Prithviraj Ammanabrolu [00:48:21]: That's pretty clear. We tested it on text to SQL and then some other benchmarks that we developed that other people in my team have developed previously, which is like the enterprise arena and we have our own version of like finance bench and whatnot which test all these sorts of like, you know, question answering, open and closed book question answering scenarios in very like enterprise Y ways. Like I would never go back to like supervised fine tuning.
Speaker C [00:48:52]: Right?
Prithviraj Ammanabrolu [00:48:53]: Like it, it's. I think, right, I think it's, it's this is like just way better. Unless you have like a ridiculously like massive data set of, of labels that's like rich and whatnot, which like effectively nobody does. And even then like TAO is not orthogonal to that. Like you could still run TAO on top of that.
Speaker C [00:49:21]: Oh, nice, right.
Prithviraj Ammanabrolu [00:49:23]: Because if you have like a label data set with prompts and responses, guess what you also have, you have the prompts, which is all TAO needs.
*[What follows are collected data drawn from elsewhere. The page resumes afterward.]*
static int plan_schur_lds(psba_ctx *h, const Upload &u) {
  SchurPlanHost plan;
  TRY(build_schur_plan(h, u.nC, u.nP, u.nO, u.iidx, u.jidx, u.ptr.data(), plan));
  if (!h->nGroups) {
    OwnerPlanHost op;
    TRY(build_owner_plan(u.nC, u.nO, u.iidx, u.jidx, u.ptr.data(), op));
    TRY(upload_owner_plan(h, op));
    if (getenv("PSBA_SCHUR_PLAN_INFO"))
      fprintf(stderr, "[psba] K2 owner route (%d cameras): %lld products in %zu ELL slots (fill %.3f), %d waves\n",
              u.nC, op.products, op.prod.size(), (double)op.products / (double)op.prod.size(), h->own_nwaves);
    return PSBA_OK;
  }
  h->schur_runs = plan.runs;
  h->schur_pairs = plan.pair_items > 0;
  TRY(upload(h, h->items, plan.items));
  TRY(upload(h, h->wg, plan.wgs));
  TRY(upload(h, h->posblock, plan.posblock));
  TRY(h->slab.alloc(h, plan.slab_doubles));
  for (int j = 0, b = 0; j < 6; j++)
    for (int k = 0; k <= j; k++, b++) {
      h->h_diagpos[b] = j < u.nC ? plan.blockpos[(size_t)b] : 0;
      int g = -1;
      if (j < u.nC)
        for (g = 0; b >= h->gblk0[g + 1];) g++;
      h->h_diaggrp[b] = g;
    }
  std::vector<ReduceGroup> tab;
  long long pos0 = 0;
  for (int g = 0; g < h->nGroups; g++) {
    tab.insert(tab.end(), (size_t)h->gnblk[g] / 16, ReduceGroup{h->gnwg[g], h->gnblk[g], pos0, h->gslab[g], 0});
    pos0 += h->gnblk[g];
  }
  TRY(upload(h, h->gtab, tab));
  h->packed_doubles = h->packedN;
  TRY(h->redp.alloc(h, h->packed_doubles));
  TRY(h->diag0.alloc(h, (size_t)21 * 36));
  PSBA_HIP(h, hipMemsetAsync(h->diag0, 0, sizeof(double) * 21 * 36, h->stream));
  if (getenv("PSBA_SCHUR_PLAN_INFO"))
    fprintf(stderr, "[psba] K2 plan%s: %d groups, %d workgroups, %lld products in %zu item slots (fill %.3f), slabs %.1f MB\n",
            plan.runs ? " (runs layout)" : "", h->nGroups, h->nWg, plan.real_items, plan.items.size(),
            plan.items.size() ? (double)plan.real_items / (double)plan.items.size() : 1.0,
            8e-6 * (double)plan.slab_doubles);
  return PSBA_OK;
}

static int plan_schur_blockprod(psba_ctx *h, const Upload &u) {
  int seg = KD_SEG_DEFAULT;
  if (const char *e = getenv("PSBA_FKD_SEG"))
    if (atoi(e) > 0) seg = atoi(e);
  BlockProdPlanHost plan;
  if (build_blockprod_plan(u.nC, u.nO, u.iidx, u.jidx, u.ptr.data(), seg, plan) != PSBA_OK)
    return fail(h, PSBA_E_INVALID, "PSBA_CAMERA_FREE_KD: more than 2^31 products Y_a W_b^T");
  TRY(upload(h, h->kd_blocks, plan.blocks));
  TRY(upload(h, h->kd_segs, plan.segs));
  TRY(upload(h, h->kd_prods, plan.prods));
  if (!plan.multi.empty()) TRY(upload(h, h->kd_multi, plan.multi));
  TRY(h->kd_tiles.alloc(h, (size_t)256 * (plan.ntiles ? plan.ntiles : 1)));
  h->kd_nsegs = (int)plan.segs.size();
  h->kd_nmulti = (int)plan.multi.size();
  return PSBA_OK;
}

static int plan_schur(psba_ctx *h, const Upload &u) {
  if (h->solver == PSBA_SOLVER_PCG) return plan_schur_sparse(h, u);
#ifdef PSBA_BUILD_EXPERIMENTS
  TRY(plan_schur_ring(h, u));
  if (h->ring_nWg) return PSBA_OK;
#endif
  if (h->cnp == KD_CNP) return plan_schur_blockprod(h, u);
  if (h->cnp != 6) return PSBA_OK;
  return plan_schur_lds(h, u);
}

static int copy_inputs(psba_ctx *h, const Upload &u) {
  const Dims &d = h->d;
  std::vector<double> cc((size_t)u.nC * 9);
  for (int j = 0; j < u.nC; j++) {
    for (int k = 0; k < 5; k++) cc[(size_t)9 * j + k] = u.Kparas[5 * j + k];
    for (int k = 0; k < 4; k++) cc[(size_t)9 * j + 5 + k] = u.initrot[4 * j + k];
  }
  TRY(upload(h, h->camconst, cc));
  TRY(upload(h, h->ptr, u.ptr));
  TRY(upload(h, h->tile_pt, u.tile_pt));
  if (h->nLong) TRY(upload(h, h->long_pts, u.long_pts));
  std::vector<int4> tile_desc;
  for (int t = 0; t < d.nTilesAll; t++)
    if (u.ptr[u.tile_pt[t + 1]] - u.ptr[u.tile_pt[t]] <= TILE_OBS)
      tile_desc.push_back(make_int4(u.tile_pt[t], u.tile_pt[t + 1], u.ptr[u.tile_pt[t]], u.ptr[u.tile_pt[t + 1]]));
  if (tile_desc.empty()) tile_desc.push_back(make_int4(0, 0, 0, 0));
  TRY(upload(h, h->tile_desc, tile_desc));
  const double *cams = u.camsEx;
  std::vector<double> cam11;
  if (h->cnp != 6) {
    cam11.assign((size_t)d.nA, 0.0);
    for (int j = 0; j < u.nC; j++) {
      for (int k = 0; k < 5; k++) cam11[(size_t)h->cnp * j + k] = u.Kparas[5 * j + k];
      for (int k = 0; k < 6; k++) cam11[(size_t)h->cnp * j + h->cnp - 6 + k] = u.camsEx[6 * j + k];
    }
    cams = cam11.data();
  }
  auto H2D = [&](void *dst, const void *src, size_t bytes) {
    return hipMemcpyAsync(dst, src, bytes, hipMemcpyHostToDevice, h->stream);
  };
  PSBA_HIP(h, H2D(h->cams[0], cams, sizeof(double) * d.nA));
  PSBA_HIP(h, H2D(h->pts[0], u.pts3D, sizeof(double) * d.nB));
  PSBA_HIP(h, H2D(h->params0, cams, sizeof(double) * d.nA));
  PSBA_HIP(h, H2D(h->params0 + d.nA, u.pts3D, sizeof(double) * d.nB));
  PSBA_HIP(h, H2D(h->impts, u.impts, sizeof(double) * 2 * (size_t)d.nO));
  PSBA_HIP(h, H2D(h->iidx, u.iidx, sizeof(int) * (size_t)d.nO));
  PSBA_HIP(h, H2D(h->jidx, u.jidx, sizeof(int) * (size_t)d.nO));
  PSBA_HIP(h, hipStreamSynchronize(h->stream));
  return PSBA_OK;
}

int psba_upload_problem(psba_handle h, int nCams, int n3Dpts, int n2Dprojs, const double *Kparas,
                        const double *impts, const double *initrot, const double *camsEx,
                        const double *pts3D, const int *iidx, const int *jidx) {
  CHECK_H(h);
  Upload u{nCams, n3Dpts, n2Dprojs, Kparas, impts, initrot, camsEx, pts3D, iidx, jidx};
  TRY(build_point_csr(h, u));
  cut_tiles(u);
  PSBA_HIP(h, hipSetDevice(h->device));
  drop_problem(h);
  set_dims(h, u);
  TRY(alloc_work_buffers(h));
  if (h->cam_global || h->cnp == KD_CNP) TRY(upload_camera_index(h, u));
  TRY(plan_schur(h, u));
  TRY(copy_inputs(h, u));
  PSBA_HIP(h, hipDeviceSynchronize());
  h->uploaded = true;
  return PSBA_OK;
}
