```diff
+        if (!((w >> (8u * c + 7u)) & 1u)) continue;
+        float vr = x[c][2] * t[c][0], vg = x[c][1] * t[c][1], vb = x[c][0] * t[c][2];
+        if (!sa.has(c)) {
+          const uint32_t p = (k + (c >> 1)) * n + i + (c & 1u);
+          vr = G.rad_r[p]; vg = G.rad_g[p]; vb = G.rad_b[p];
+        }
+        *rc[c & 1u] += vr; *gc[c & 1u] += vg; *bc[c & 1u] += vb;
+      }
+      esc += (uint32_t)__popc(w & 0x80808080u);
+      sa = sb; sb = sc;
+    }
+    *reinterpret_cast<float2*>(A.r + i) = r;
+    *reinterpret_cast<float2*>(A.g + i) = g;
+    *reinterpret_cast<float2*>(A.b + i) = b;
+    uint2 cnt = *reinterpret_cast<const uint2*>(A.count + i), ln = *reinterpret_cast<const uint2*>(A.length + i);
+    cnt.x += iters; cnt.y += iters;
+    ln.x += len[0]; ln.y += len[1];
+    *reinterpret_cast<uint2*>(A.count + i) = cnt;
+    *reinterpret_cast<uint2*>(A.length + i) = ln;
+    segs = len[0] + len[1];
+  }
+  accumulate_counters(segs, esc, counters);
+}
+
 __global__ __launch_bounds__(kShareBlock) void class_map_release_kernel(const float* c_u, const float* c_v, const uint32_t* c_count,
-                                                                        uint32_t region, uint32_t* words) {
+                                                                        uint32_t region, uint32_t* words, unsigned long long* tail_keys,
+                                                                        uint32_t tail_slots) {
   const uint32_t n = c_count[blockIdx.y];
   const size_t base = (size_t)blockIdx.y * region;
   for (uint32_t i = blockIdx.x * (uint32_t)kShareBlock + threadIdx.x; i < n; i += gridDim.x * (uint32_t)kShareBlock) {
     const uint32_t slot = ptshare::class_map_index(c_u[base + i], c_v[base + i]);
     if (slot != ptshare::kClassIrregular) words[slot] = ptshare::kMapEmpty;
+  }
+  if (blockIdx.y == 0) {
+    for (uint32_t i = blockIdx.x * (uint32_t)kShareBlock + threadIdx.x; i < tail_slots; i += gridDim.x * (uint32_t)kShareBlock) {
+      words[ptshare::kClassMapWords + i] = ptshare::kMapEmpty;
+      tail_keys[i] = kShareEmpty;
+    }
   }
 }
 
diff --git a/ipu_path_trace_amd/csrc/pt_trace.h b/ipu_path_trace_amd/csrc/pt_trace.h
--- a/ipu_path_trace_amd/csrc/pt_trace.h
+++ b/ipu_path_trace_amd/csrc/pt_trace.h
@@ -3,6 +3,7 @@
 #include "pt_env_guide.h"
 #include "pt_mesh.h"
 #include "ptmi_trace_variant.h"
+#include "ptmi_share_plan.h"
 
 #include <utility>
 
@@ -73,6 +74,7 @@
   uint32_t region_cap;
   int32_t env_const;
   float env_r, env_g, env_b;
+  uint32_t q_inverse;
   const uint32_t* pix;
   float* q_u; float* q_v; float* q_tr; float* q_tg; float* q_tb; uint32_t* q_path;
   uint32_t* region_count;
@@ -676,7 +678,10 @@
 constexpr uint32_t kRefillThreshold = 16;
 
 __device__ __forceinline__ uint32_t emit_emitted(const TraceParams& P, bool emitted, Vec3 rad, uint32_t idx) {
-  if (emitted) { P.rad_r[idx] = rad.x; P.rad_g[idx] = rad.y; P.rad_b[idx] = rad.z; }
+  if (emitted) {
+    P.rad_r[idx] = rad.x; P.rad_g[idx] = rad.y; P.rad_b[idx] = rad.z;
+    if (P.q_inverse) P.q_path[idx] = ptshare::kNoQueueSlot;
+  }
   return (uint32_t)__popcll(__ballot(emitted));
 }
 
@@ -705,7 +710,7 @@
     dir_to_uv(d, P.azimuth, u, v);
     P.q_u[q] = u; P.q_v[q] = v;
     P.q_tr[q] = st.T.x; P.q_tg[q] = st.T.y; P.q_tb[q] = st.T.z;
-    P.q_path[q] = idx;
+    P.q_path[P.q_inverse ? idx : q] = P.q_inverse ? q : idx;
   }
 }
 
diff --git a/ipu_path_trace_amd/csrc/ptmi.hip b/ipu_path_trace_amd/csrc/ptmi.hip
--- a/ipu_path_trace_amd/csrc/ptmi.hip
+++ b/ipu_path_trace_amd/csrc/ptmi.hip
@@ -559,11 +559,18 @@
   return PT_OK;
 }
 
-static int stage_accumulate(pt_handle h, StepEvents& ev, const Batch& b) {
+static int stage_accumulate(pt_handle h, StepEvents& ev, const StepMode& mode, const Batch& b) {
   const pt_context::BatchBuffers& B = *b.B;
   const uint32_t n = h->n_items;
   if (int rc = ev.timed(h->acc_stream, pt_context::kSpanAccumulate, [&]() -> int {
-        if (n % 4u == 0)
+        if (mode.expand_in_accumulate) {
+          if (b.total > h->queue_cap || h->queue_cap >= ptshare::kMaxSlotsAt32 || (uint64_t)b.g.blocks * b.g.region_cap > h->queue_cap)
+            return fail(h, PT_ERR_INVALID_ARGUMENT, "accumulate: a batch's paths or queue slots exceed what the expanding pass addresses");
+          const ptd::MappedGather G{B.q_path, h->group.d_share_owner[b.set()], h->group.d_class_map, h->group.d_class_bgr,
+                                    B.q_tr, B.q_tg, B.q_tb, B.rad_r, B.rad_g, B.rad_b};
+          hipLaunchKernelGGL(ptd::accumulate_mapped_kernel, dim3((n / 2u + 255) / 256), dim3(256), 0, h->acc_stream, n, b.iters, B.plen,
+                             G, h->acc, h->d_counters);
+        } else if (n % 4u == 0)
           hipLaunchKernelGGL(ptd::accumulate4_kernel, dim3((n / 4u + 255) / 256), dim3(256), 0, h->acc_stream, n, b.iters, B.plen,
                              B.rad_r, B.rad_g, B.rad_b, h->acc, h->d_counters);
         else
@@ -602,6 +609,11 @@
     if (int rc = prepare_class_level(h, ev, batches, mode, e_class_cleared)) return rc;
   }
   h->group.class_ran = mode.classes;
+  mode.expand_in_accumulate = ptshare::expands_in_accumulate(mode.mapped, n, h->queue_cap);
+#ifdef PTMI_DIAG_BUILD
+  if (getenv("PTMI_EXPAND_PASS")) mode.expand_in_accumulate = false;
+#endif
+  P.q_inverse = mode.expand_in_accumulate ? 1u : 0u;
   if (mode.memo)
     if (int rc = ev.timed(h->trace_stream, pt_context::kSpanMemo, [&]() { return enqueue_memo_prologue(h); })) return rc;
 
@@ -623,9 +635,9 @@
     if (int rc = stage_nif(h, ev, mode, b)) return rc;
     if (handoff && i + 1 == batches && !mode.mapped)
       if (int rc = enqueue_table_handoff(h, ev, e_clean, h->trace_stream)) return rc;
-    if (mode.grouped())
+    if (mode.grouped() && !mode.expand_in_accumulate)
       if (int rc = stage_expand(h, ev, mode, b)) return rc;
-    if (int rc = stage_accumulate(h, ev, b)) return rc;
+    if (int rc = stage_accumulate(h, ev, mode, b)) return rc;
     if (mode.mapped)
       if (int rc = stage_raw_pairs(h, ev, b)) return rc;
     if (handoff && i + 1 == batches && mode.mapped)
@@ -685,6 +697,7 @@
   h->group.memo_ran = false; h->group.memo_served = 0; h->group.memo_inserted = 0; h->group.memo_ms = 0;
   h->group.class_ran = false; h->group.class_rows = 0; h->group.class_alone = 0; h->group.class_ms = 0;
   h->group.class_map_ran = false;
+  h->group.expand_launches = 0;
   h->spans_pending = false;
   h->stats.nif_flops_per_sample = (h->env_const || h->env_map) ? 0 : h->nif_flops;
   h->stats.first_sample = h->sample_cursor;
diff --git a/ipu_path_trace_amd/csrc/ptmi_context.h b/ipu_path_trace_amd/csrc/ptmi_context.h
--- a/ipu_path_trace_amd/csrc/ptmi_context.h
+++ b/ipu_path_trace_amd/csrc/ptmi_context.h
@@ -331,6 +331,7 @@
     bool class_map_clean = false;
     bool class_map_failed = false;
     bool class_map_ran = false;
+    uint32_t expand_launches = 0;
 
     DevBuf<ptd::MemoSlot> d_memo;
     uint32_t memo_slots = 0;
diff --git a/ipu_path_trace_amd/csrc/ptmi_nif_group.h b/ipu_path_trace_amd/csrc/ptmi_nif_group.h
--- a/ipu_path_trace_amd/csrc/ptmi_nif_group.h
+++ b/ipu_path_trace_amd/csrc/ptmi_nif_group.h
@@ -159,6 +159,7 @@
   bool classes = false;
   bool fused() const { return classes && !memo && share == PT_NIF_SHARE_STEP; }
   bool mapped = false;
+  bool expand_in_accumulate = false;
   bool grouped() const { return share || memo; }
   bool step_scope() const { return memo || share == PT_NIF_SHARE_STEP; }
   ptshare::StepKind kind() const {
@@ -419,6 +420,7 @@
     else if (mode.fused()) hipLaunchKernelGGL(ptd::share_class_expand_kernel, b.group_grid(), dim3(ptd::kShareBlock), 0, h->acc_stream, X, share_class_table(h, b));
     else hipLaunchKernelGGL(ptd::share_expand_kernel, b.group_grid(), dim3(ptd::kShareBlock), 0, h->acc_stream, X, share_table(h));
     PT_HIP(hipGetLastError());
+    h->group.expand_launches += 1;
     return PT_OK;
   });
 }
@@ -438,10 +440,8 @@
   return ev.timed(h->acc_stream, pt_context::kSpanShare, [&]() -> int {
     const dim3 grid(std::min<uint32_t>(ptd::kMemoGrid, (store_cap + ptd::kShareBlock - 1u) / ptd::kShareBlock), batches);
     hipLaunchKernelGGL(ptd::class_map_release_kernel, grid, dim3(ptd::kShareBlock), 0, h->acc_stream, h->group.d_class_u, h->group.d_class_v,
-                       h->group.d_class_count, (uint32_t)h->queue_cap, h->group.d_class_map);
-    PT_HIP(hipGetLastError());
-    PT_HIP(hipMemsetAsync(h->group.d_class_map + ptshare::kClassMapWords, 0xff, (size_t)h->group.class_tail_slots * 4, h->acc_stream));
-    PT_HIP(hipMemsetAsync(h->group.d_class_tail_keys, 0xff, (size_t)h->group.class_tail_slots * 8, h->acc_stream));
+                       h->group.d_class_count, (uint32_t)h->queue_cap, h->group.d_class_map, h->group.d_class_tail_keys, h->group.class_tail_slots);
+    PT_HIP(hipGetLastError());
     return PT_OK;
   });
 }
@@ -646,6 +646,12 @@
   return PT_OK;
 }
 
+int pt_diag_expand_launches(pt_handle h, uint32_t* launches) {
+  if (!h || !launches) return PT_ERR_INVALID_ARGUMENT;
+  *launches = h->group.expand_launches;
+  return PT_OK;
+}
+
 int pt_diag_class_claim(pt_handle h, const float* u, const float* v, uint32_t n, uint32_t table_slots, uint32_t* owner, float* c_u,
                         float* c_v, uint32_t* c_count, uint64_t* alone) {
   if (!h || !u || !v || !owner || !c_u || !c_v || !c_count || !alone) return PT_ERR_INVALID_ARGUMENT;
@@ -792,10 +798,8 @@
   const dim3 block(ptd::kShareBlock), count_grid(ptd::kMemoGrid);
   auto release = [&]() -> int {
     hipLaunchKernelGGL(ptd::class_map_release_kernel, dim3(std::min<uint32_t>(ptd::kMemoGrid, (uint32_t)((2 * n + ptd::kShareBlock - 1u) / ptd::kShareBlock)), 1),
-                       block, 0, s, cu, cv, len, 0u, words);
-    PT_HIP(hipGetLastError());
-    PT_HIP(hipMemsetAsync(words + ptshare::kClassMapWords, 0xff, (size_t)tail_slots * 4, s));
-    PT_HIP(hipMemsetAsync(tail_keys, 0xff, (size_t)tail_slots * 8, s));
+                       block, 0, s, cu, cv, len, 0u, words, tail_keys, tail_slots);
+    PT_HIP(hipGetLastError());
     return PT_OK;
   };
   for (uint32_t launch = 0; launch < launches; ++launch) {
diff --git a/ipu_path_trace_amd/csrc/ptmi_share_plan.h b/ipu_path_trace_amd/csrc/ptmi_share_plan.h
--- a/ipu_path_trace_amd/csrc/ptmi_share_plan.h
+++ b/ipu_path_trace_amd/csrc/ptmi_share_plan.h
@@ -131,6 +131,17 @@
 constexpr uint64_t class_map_bytes(uint32_t tail_slots) { return ((uint64_t)kClassMapWords + tail_slots) * 4 + (uint64_t)tail_slots * 8; }
 constexpr bool map_clear_skippable(bool mark) { return mark; }
 constexpr bool map_mark_after_step(bool mark, bool used, bool ok) { return used ? ok : mark; }
+constexpr uint64_t kMaxSlotsAt32 = 1ull << 30;
+constexpr bool expands_in_accumulate(bool mapped, uint32_t work_items, uint64_t queue_cap) {
+  return mapped && work_items % 4u == 0 && queue_cap < kMaxSlotsAt32;
+}
+constexpr uint32_t kNoQueueSlot = 0xffffffffu;
+static_assert(kNoQueueSlot >= kMaxStoreEntries, "the marker is no queue slot");
+template <class Words>
+constexpr uint32_t mapped_row(uint32_t owner_word, const Words& words) {
+  return owner_is_store(owner_word) ? owner_word : words[owner_slot(owner_word)];
+}
+
 inline bool class_map_fits(bool held, uint32_t tail_slots, uint64_t free_bytes, uint64_t also = 0) {
   if (held) return true;
   if (free_bytes == kFreeUnknown) return false;
diff --git a/ipu_path_trace_amd/ptmi.py b/ipu_path_trace_amd/ptmi.py
--- a/ipu_path_trace_amd/ptmi.py
+++ b/ipu_path_trace_amd/ptmi.py
@@ -701,6 +701,7 @@
         L.pt_diag_set_nif_memo_slots.argtypes = [C.c_void_p, C.c_uint32]
         L.pt_diag_claim_resolve.argtypes = [C.c_void_p, C.c_int32, C.c_uint32] + [C.c_void_p] * 3 + [C.c_uint32] * 3 + [C.c_void_p] * 7
         L.pt_diag_set_nif_class_capacity.argtypes = [C.c_void_p, C.c_uint32]
+        L.pt_diag_expand_launches.argtypes = [C.c_void_p, C.POINTER(C.c_uint32)]
         L.pt_diag_class_claim.argtypes = [C.c_void_p, C.c_void_p, C.c_void_p, C.c_uint32, C.c_uint32] + [C.c_void_p] * 5
         L.pt_diag_share_class_claim.argtypes = [C.c_void_p] * 4 + [C.c_uint32] * 4 + [C.c_void_p] * 6
         L.pt_diag_class_map_claim.argtypes = [C.c_void_p] * 4 + [C.c_uint32] * 4 + [C.c_int32] + [C.c_void_p] * 5
```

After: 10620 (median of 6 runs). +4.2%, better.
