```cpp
__global__ __launch_bounds__(PVB_BLOCK) void k_pvb_cand(BvhView b, PvbView pv, const float *dx, const float *dy, const float *dz, v3 eye, TileMap tm, int P, int S,
                                                  float4 *hit, int *fb_count, int *fb_slot, float *fb_dx, float *fb_dy, float *fb_dz, DevCounters *ctr,
                                                  unsigned long long *stat, unsigned long long *diag)
{
    const int s = blockIdx.x * blockDim.x + threadIdx.x, lane = threadIdx.x & 63;
    const bool live = s < S;
    int k = 0;
    if (tm.F > 0) { const int ch = __builtin_amdgcn_readfirstlane(s >> 6); k = ((ch / tm.F) << 6) | (s & 63); }
    else if (live) { int f; slot_to_frame_pixel(tm, P, s, f, k); }
    const v3 d = live ? V(__builtin_nontemporal_load(&dx[s]), __builtin_nontemporal_load(&dy[s]), __builtin_nontemporal_load(&dz[s])) : V(0.0f, 0.0f, 1.0f);
    const RayCtx r = make_ray(eye, d);
    const bool par = ray_has_parallel_axis(r);
    int n = live ? pv.count[k] : 0;
    const float bound = live ? pv.bound[k] : 0.0f;
    bool resolved = live && n >= 0;
    bool dead = false;
    if (live) {
        float tn;
        if (b.root_qcode >= 0 && !slabs(r, b.root_min[0], b.root_min[1], b.root_min[2], b.root_max[0], b.root_max[1], b.root_max[2], tn)) dead = true;
        if (!((d.x == d.x) & (d.y == d.y) & (d.z == d.z))) dead = true;
    }
    if (dead) { n = 0; resolved = true; }
    if (!resolved) n = 0;
    float hit_t = INF_VALUE, hit_u = 0.0f, hit_v = 0.0f; int hit_prim = -1, hit_leaf = -1;
    int steps = 0, trips = 0;
    for (int c = 0; c < PVB_CMAX; c++) {
        int2 en = make_int2(0, 0x7f800000);
        if (c < n) en = pv.cand[(size_t)c * P + k];
        const bool go = c < n && __int_as_float(en.y) <= hit_t;
        if (!go) n = 0;
        if (__ballot(go) == 0ull) break;
        trips++; if (go) steps++;
        if (go) (void)trace_leaf_step<true>(b, r, par, ~en.x, hit_t, hit_u, hit_v, hit_prim, hit_leaf);
    }
    if (resolved && !dead && !(hit_t <= bound) && bound < INF_VALUE) resolved = false;
    if (resolved) {
        typedef float f4n __attribute__((ext_vector_type(4)));
        f4n hv = {hit_t, hit_u, hit_v, __int_as_float(hit_prim)};
        __builtin_nontemporal_store(hv, (f4n *)&hit[s]);
    }
    const bool fb = live && !resolved;
    const unsigned long long fm = __ballot(fb);
    __shared__ int s_wn[PVB_BLOCK / 64], s_base;
    const int wid = threadIdx.x >> 6;
    if (lane == 0) s_wn[wid] = __popcll(fm);
    __syncthreads();
    if (threadIdx.x == 0) {
        int tot = 0;
#pragma unroll
        for (int w = 0; w < PVB_BLOCK / 64; w++) tot += s_wn[w];
        s_base = tot ? atomicAdd(fb_count, tot) : 0;
        if (stat && tot) atomicAdd(&stat[3], (unsigned long long)tot);
    }
    __syncthreads();
    if (fb) {
        const unsigned long long lt = (lane == 0) ? 0ull : (~0ull >> (64 - lane));
        int at = s_base + __popcll(fm & lt);
        for (int w = 0; w < wid; w++) at += s_wn[w];
// ... 91 lines not shown
```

Speaker C [00:49:32]: Right?
Prithviraj Ammanabrolu [00:49:33]: So you can still run TAO together with the supervised fine tuning step up front. The other interesting thing, interesting thing is that the models are actually like I'm going back and looking at the sort of exact numbers, but it turns out that even the 8B models end up being comparable to 4.0 for that narrow task for that range of tasks. On some tasks, the AP models, if you have a task like finance bench or whatnot, will do as well as 4.0 or 03 like mini or whatever, which are like an order, at least order to two orders of magnitude bigger in parameter count. Now for the tasks that are like a little bit more complicated, you see like, you know, for like Bird SQL or whatever, which yeah, is more complicated of a task, you see that the performance of like the AP models are still slightly less than like 4.0 or 03 mini, but that gap narrows and basically vanishes when you get to 70B.
Demetrios [00:50:58]: Oh, nice.
Speaker C [00:51:01]: Right, yeah.
Prithviraj Ammanabrolu [00:51:02]: And so this is what I was talking about is it's where you are on the sort of cost quality trade off what would be good enough for you. And so if you are a person that is doing like financial QA in the line of like finance bench, AP is probably good enough for you, right? If you're doing something significantly like more complicated, right. You'd probably need something that's like a little bit like larger sized in order to be able. And like if you're doing something that's like a little bit more complicated and you want it absolutely at like O3 mini level, right. Then you're going to need to spend a little bit more on training it. The interesting thing I will say also is the comparison that we did do. We didn't show results of the actual inference time comparison costs. We just presented them as all equal.
Prithviraj Ammanabrolu [00:52:05]: But O3 Vinnie is really doing test time inference, right? They're doing a lot of additional compute, whereas we're, we've baked a lot of that additional compute in during training time itself. And so the real correct sort of to speak comparison would be probably like 4.0 in terms of test time latencies after the model is deployed. Yeah. So it's like what's your threshold? How complicated is the task that you're doing? But the results are pretty promising in the sense that with a 70B model, even the 70B is still smaller than 4.0 and 03. Midi and all of these things you can erase and basically get to near parity. And then now you control your fate, so to speak. You have this exact model. Nobody does anything under the hood that changes the model behavior.
Prithviraj Ammanabrolu [00:53:20]: The models don't swap out under the API hood. If you give a particular prompt one day and the model does a certain way, you can build guarantees around that the model is going to continue behaving the same way because you.
Demetrios [00:53:36]: No depreciating a model after a six month stint.
Prithviraj Ammanabrolu [00:53:40]: No depreciating a model. Yeah, like 4.5 is like depreciating already, which is crazy, dude.
Demetrios [00:53:46]: Well, this is, this is awesome, man.